次回は最後の「その6」として、ガラスケースを取っ払って光の演出を加えた驚異の展示、第4室「特別展示」のコーナーへ進みたいと思います。
*関連エントリ
「若冲と江戸絵画」展 東京国立博物館 (その1・正統派絵画)
「若冲と江戸絵画」展 東京国立博物館 (その2・京の画家)
「若冲と江戸絵画」展 東京国立博物館 (その3・エキセントリック)
「若冲と江戸絵画」展 東京国立博物館 (その4・江戸の画家)
「若冲と江戸絵画」展 東京国立博物館 (その6・特別展示)
まず初めに出迎えてくれたのは、酒井抱一の「三十六歌仙図屏風」(19世紀)です。所狭しと集う三十六名の歌仙たち。若冲の「群鶏図」ほどではないにしろ窮屈そうな構図ですが、元は光琳にその原画があるのだそうです。歌仙たちは、歌を詠むことよりも政談に忙しいのでしょうか。何やら皆、ヒソヒソと内緒話をしているような表情を見せています。意味深な仕草に目配り。目にそれぞれの思惑が浮かんでいます。非常に状態良く残された金箔と、多様な模様を見せる衣装との響宴。鮮やかな色の美感にも目を奪われる作品でした。

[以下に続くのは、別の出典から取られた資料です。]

# wangshiwen-ai-hku/video-styler

Measured on AMD Instinct MI355X. Metric: denoising steps/sec, Wan2.1-VACE-14B 832x480x73, higher is better.
Workload: dtype bf16; 1 GPU; Wan2.1-VACE-14B 832x480x73: 40 DiT + 8 VACE blocks, CFG 5.0 as one batch-2 forward + Euler; model=Wan2.1-VACE-14B, global_batch=1, seq_len=29640, parallelism=single, lora=merged (zero runtime cost, as the reference's GeneralLoRALoader), step_exec=hipGraph replay, sampler=flow-match Euler, cfg 5.0, shift 5.0

## Files before the change

video-styler_amd/csrc/attention_w4.hip:

```cpp
#include <cstdlib>
#include <mutex>
#include <set>
#include <type_traits>

#include "attention.h"

namespace vs_attn {
namespace {

constexpr int W4_THR = 256;
constexpr int W4_TILE = BKV * HD * 2;
constexpr int W4_SLOT = 2 * W4_TILE;
constexpr int W4_LDS = 4 * W4_SLOT;
constexpr int W4_QSLOT = W4_LDS;
constexpr int W4_LDS_BASE = W4_LDS + 16;
#ifdef VS_W4_STAMPS
__device__ unsigned long long g_w4_stamps[4][32][7];
constexpr int W4_SWN = 9;
__device__ unsigned long long g_w4_sw[4][16][W4_SWN];
constexpr int W4_STAMP_OFF = W4_LDS_BASE;
constexpr int W4_SW_OFF = W4_STAMP_OFF + 4 * 32 * 7 * 8;
constexpr int W4_LDS_ALLOC = W4_SW_OFF + 4 * 16 * W4_SWN * 8;
#else
constexpr int W4_LDS_ALLOC = W4_LDS_BASE;
#endif

struct AttnChunks {
    int nmain, npers;
    __device__ __forceinline__ void of(int x, int& cs, int& csz, int& gs) const {
        const int qx = nmain >> 3, rx = nmain & 7, qb = npers >> 3, rb = npers & 7;
        cs = x < rx ? x * (qx + 1) : rx * (qx + 1) + (x - rx) * qx;
        csz = qx + (x < rx ? 1 : 0);
        gs = qb + (x < rb ? 1 : 0);
    }
    __device__ __forceinline__ int take(unsigned* q, unsigned t0, int nxt, int lane) const {
        const int x = blockIdx.x & 7;
        int cs, csz, gs;
        of(x, cs, csz, gs);
        if (!q) return nxt + gs < cs + csz ? nxt + gs : -1;
        const unsigned t = vs_queue_value<0>(t0);
        if ((int)t < csz) return cs + (int)t;
        for (int it = 0; it < 16; ++it) {
            int vcs, vcsz, vgs;
            of((x + 1 + lane) & 7, vcs, vcsz, vgs);
            unsigned h = 0x7fffffff;
            if (lane < 7) h = __hip_atomic_load(q + ((x + 1 + lane) & 7) * VS_Q_LINE, __ATOMIC_RELAXED,
                                                __HIP_MEMORY_SCOPE_AGENT);
            const unsigned long long live = __ballot(lane < 7 && (int)h < vcsz);
            if (!live) return -1;
            const int v = (x + 1 + (int)__builtin_ctzll(live)) & 7;
            unsigned tv = 0;
            if (lane == 0) tv = vs_queue_add(q + v * VS_Q_LINE);
            tv = (unsigned)__builtin_amdgcn_readfirstlane((int)tv);
            of(v, vcs, vcsz, vgs);
            if ((int)tv < vcsz) return vcs + (int)tv;
        }
        return -1;
    }
};
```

抱一ではもう一点、「四季草花図・三十六歌仙図色紙貼交屏風」(19世紀)を挙げたいと思います。彼の作品は次の「特別展示」にて代表的な「十二ヶ月花鳥図」(19世紀)が待っているわけですが、美しい色紙の映える詩情溢れた「四季草花図」の味わいも決してそれに劣りません。梅、たんぽぽ、紫陽花、朝顔、そして柳などが、抱一ならではのしなやかな線にて表現されている。右隻で目立っているのはやはり紫陽花と梅でしょうか。紫陽花の花は、若冲の平面的な表現とは対照的に、そのボリュームを感じさせるかのような立体的な描写でした。そして梅の枝は、まさにどこまでも伸びて行くような抱一らしい線。それこそ上へ下へと両手を広げたかように枝が分かれています。ところで、この作品の色紙の書は抱一自身によるものだそうです。絵と書を一人で仕上げたという珍しい屏風画。その隙のない組み合わせの妙にもまた魅力を感じました。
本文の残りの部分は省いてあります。